Just 15% of pupils in class 1 achieved the basics at 9-4, compared to an average of 66% across all classes. Classes 2 and 4 also had a below average proportion of pupils achieved the basics, while class 3 had a high proportion.

Now let’s see how the classes compare in terms of the variables that were used to create the classes.

Class 1, the class most likely to have low attainment at KS4, included a high proportion of pupils who were persistently absent (i.e. missed at least 10% of sessions), suspended at least once, identified as being in need or looked after, and had low attainment at KS2. Class 3, the class least likely to have low KS4 attainment, were essentially the opposite.

Pupils in class 2 and 4 had a similar level of somewhat below average KS4 attainment. But despite this, these groups had some differences: pupils in class 4 were less likely to have been in need or looked after than those in class 2, and slightly less likely to have had low attainment at KS2. There were also some differences in absence rates. Pupils in class 2 were more likely to have missed fewer than 5% of sessions than those in class 4, and less likely to have missed between 5-10% of sessions.

Finally, we can look at how the classes compare in terms of some characteristics that we didn’t use when we created them.

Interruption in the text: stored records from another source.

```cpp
void set_error(const char* fmt, ...) {
    va_list ap;
    va_start(ap, fmt);
    vsnprintf(g_err, sizeof(g_err), fmt, ap);
    va_end(ap);
}

}

using namespace mcle;

int mcle_ctx::bind() const {
    MCLE_HIP(hipSetDevice(device));
    return MCLE_OK;
// ... 177 lines not shown
}

int mcle_ctx_get_stream(mcle_ctx* ctx, void** hip_stream) {
    MCLE_REQUIRE(ctx != nullptr && hip_stream != nullptr, "null argument");
    *hip_stream = (void*)ctx->stream;
    return MCLE_OK;
}

int mcle_ctx_set_option(mcle_ctx* ctx, int option, long long value) {
    MCLE_REQUIRE(ctx != nullptr, "null context");
    MCLE_REQUIRE(option >= 0 && option < MCLE_OPT_COUNT, "unknown option %d", option);
    bool ok = false;
    switch (option) {
        case MCLE_OPT_NO_MFMA: case MCLE_OPT_SINGLE_TDL: case MCLE_OPT_JAKES_DIRECT: case MCLE_OPT_F64_GENERIC: case MCLE_OPT_BD_RUNTIME_SOLVE: case MCLE_OPT_DEMOD_NOCERT: case MCLE_OPT_F32_MFMA: case MCLE_OPT_WALK_LEGACY: case MCLE_OPT_STAGED_GENERIC: case MCLE_OPT_CODEBOOK_NO_PACK: ok = value == 0 || value == 1; break;
        case MCLE_OPT_TDL_KERNEL: ok = value >= 0 && value <= 4; break;
#ifdef MCLE_EXPERIMENTS
        case MCLE_OPT_MIMO_TDL_KERNEL: ok = value >= 0 && value <= 255; break;
#else
        case MCLE_OPT_MIMO_TDL_KERNEL: ok = value >= 0 && value <= 2; break;
#endif
#ifdef MCLE_EXPERIMENTS
        case MCLE_OPT_F64_VARIANT: ok = value >= 0 && value <= 2047; break;
#else
        case MCLE_OPT_F64_VARIANT:
            MCLE_REQUIRE(value == 0, "option MCLE_OPT_F64_VARIANT: the timing-bound variants are compiled with -DMCLE_EXPERIMENTS only");
            ok = true;
            break;
#endif
        case MCLE_OPT_MFMA_VARIANT: ok = value == 0 || value == 36 || value == 32 || value == 30 || value == 21; break;
        case MCLE_OPT_GRID_OVERSUB: ok = value >= 0 && value <= 64; break;
        case MCLE_OPT_FLAT_WGS_PER_CU: ok = value >= 0 && value <= 4096; break;
        case MCLE_OPT_TDL_MFMA_WAVES: ok = value == 0 || value == 2 || value == 3 || value == 32; break;
        case MCLE_OPT_F64_THREADS: ok = c4_threads_accepted(value); break;
    }
    MCLE_REQUIRE(ok, "option %d: value %lld out of range", option, value);
    ctx->opt[option] = value;
    return MCLE_OK;
}

int mcle_ctx_trim_scratch(mcle_ctx* ctx) {
    MCLE_REQUIRE(ctx != nullptr, "null context");
    MCLE_HIP(hipSetDevice(ctx->device));
    MCLE_HIP(hipStreamSynchronize(ctx->stream));
    if (ctx->d_scratch) MCLE_HIP(hipFree(ctx->d_scratch));
    ctx->d_scratch = nullptr;
    ctx->scratch_bytes = 0;
    return MCLE_OK;
}

int mcle_ctx_get_option(mcle_ctx* ctx, int option, long long* value) {
    MCLE_REQUIRE(ctx != nullptr && value != nullptr, "null argument");
    MCLE_REQUIRE(option >= 0 && option < MCLE_OPT_COUNT, "unknown option %d", option);
    *value = ctx->opt[option];
    return MCLE_OK;
}

int mcle_ctx_sync(mcle_ctx* ctx) {
    MCLE_REQUIRE(ctx != nullptr, "null context");
    MCLE_HIP(hipSetDevice(ctx->device));
    MCLE_HIP(hipStreamSynchronize(ctx->stream));
    return MCLE_OK;
}

int mcle_ctx_device_info(mcle_ctx* ctx, int* n_cu, int* lds_bytes, char* name, int name_len) {
    MCLE_REQUIRE(ctx != nullptr, "null context");
    if (n_cu) *n_cu = ctx->n_cu;
// ... 303 lines not shown
```

pyphysim_amd/csrc/pipeline_mimo_pw.hip:

```cpp
#include "mimo_planar_common.hpp"
#include "walk_f64.hpp"

namespace mcle {

constexpr int kPwPlane = 4 * 272;
__host__ __device__ __forceinline__ int pw_slot(int a, int e) { return a * 272 + e + (e >> 4); }
__host__ __device__ __forceinline__ int pw_mtime(int h, int c) { return (c & 3) * 64 + (c >> 2) * 16 + (h & 3) * 4 + (h >> 2); }
template <int NW> constexpr int pw_lab_stride() { return 16 * NW + 16; }
template <int NW> constexpr size_t pw_static_lds() {
    return (size_t)((kBmLdsDoubles + 1) & ~1) * sizeof(double) + (size_t)64 * pw_lab_stride<NW>() + 2 * (d64_rec<4, 4>() + 1) * sizeof(double2) +
           64 * sizeof(unsigned) + sizeof(WgTotals);
}

__device__ __forceinline__ void pw_row_swap(uint32_t& x, uint32_t& y) {
#if defined(__HIP_DEVICE_COMPILE__)
#if __has_builtin(__builtin_amdgcn_permlane16_swap)
    const auto s = __builtin_amdgcn_permlane16_swap(x, y, false, false);
    x = s[0];
    y = s[1];
#else
    const bool odd = (__lane_id() & 16) != 0;
    const uint32_t give = odd ? x : y, got = (uint32_t)__shfl_xor((int)give, 16);
    if (odd) x = got;
    else y = got;
#endif
#endif
}

template <int NW, int J, bool STUB>
__device__ __forceinline__ void pw_first_stage(const unsigned char* lab_row, const double2* s_txtab, const double2* __restrict__ g_tw,
                                               double2 (&v)[16]) {
    const uint4* lab = reinterpret_cast<const uint4*>(lab_row);
    if constexpr (NW == 4) {
#pragma unroll
        for (int i = 0; i < 4; ++i) {
            const uint4 L = lab[i];
            const uint32_t wds[4] = {L.x, L.y, L.z, L.w};
#pragma unroll
            for (int uu = 0; uu < 4; ++uu) {
                const int u = 4 * i + uu;
                const uint32_t w = wds[uu];
                double2 X0, X1, X2, X3;
                if constexpr (STUB) {
                    X0 = X1 = X2 = X3 = mk<double>((double)w, 1.0);
// ... 60 lines not shown
                else v[u] = cmulc(S, g_tw[16 * J * u]);
            }
        }
    } else {
        static_assert(NW == 2, "first stage");
#pragma unroll
        for (int i = 0; i < 2; ++i) {
            const uint4 L = lab[i];
            const uint32_t wds[4] = {L.x, L.y, L.z, L.w};
#pragma unroll
            for (int uu = 0; uu < 8; ++uu) {
                const int u = 8 * i + uu;
                const uint32_t w = wds[uu >> 1] >> (16 * (uu & 1));
                double2 X0, X1;
                if constexpr (STUB) {
                    X0 = X1 = mk<double>((double)(w & 0xFFFFu), 1.0);
                } else {
                    X0 = s_txtab[w & 0xFFu];
                    X1 = s_txtab[(w >> 8) & 0xFFu];
                }
                const double2 S = J ? csub(X0, X1) : cadd(X0, X1);
                if constexpr (J == 0) v[u] = S;
                else if (u == 0) v[u] = S;
                else v[u] = cmulc(S, g_tw[16 * J * u]);
            }
        }
    }
}
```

Class 1, the class associated with low KS4 attainment, includes a high proportion of male pupils, FSM pupils and pupils with an identified SEN, as well as a low proportion of EAL pupils. Class 3, the class least associated with low KS4 attainment, had a low proportion of pupils with an identified SEN or FSM, but an average proportion of male and EAL pupils.

Classes 2 and 4 are similar in terms of SEN pupils, but class 4 has a higher proportion of male and EAL pupils, and a lower proportion of FSM pupils than class 2. The proportions of EAL and FSM pupils are perhaps surprising given that the two classes has similar levels of KS4 attainment.

What have we learned?

You could argue that we’ve not learned much that’s new here. We’ve seen that pupils with high levels of absence, a history of suspensions or being in need, or low attainment at Key Stage 2 are more likely to have low attainment at Key Stage 4 than their peers. We could probably have predicted all that before we started, and we’ve written about links between some of these factors and low attainment before.

But we have perhaps learned something about how these factors can combine to form groups of pupils who are particularly at risk. One of the lower performing classes (class 4) included pupils who might not appear to be particularly at risk based on their KS2 attainment, history of suspensions and being in need or looked after, or being persistently absent. But pupils in this class were less likely than their peers to have missed fewer than 5% of sessions, and more likely to have missed between 5 and 10% of sessions.

So there does seem to be some evidence there to suggest that we shouldn’t overlook pupils who are missing substantial amounts of school, but not quite hitting the persistent absence threshold of 10% of sessions, even where there aren’t other obvious red flags. Some of those pupils may be at higher risk of low attainment than we might think.

Notes

[1]: I can offer absolutely no evidence to back up this statement.

[2]: We selected the model with the lowest BIC. The model with the lowest AIC had six classes, but an ‘elbow’ in the AIC was observed at four classes.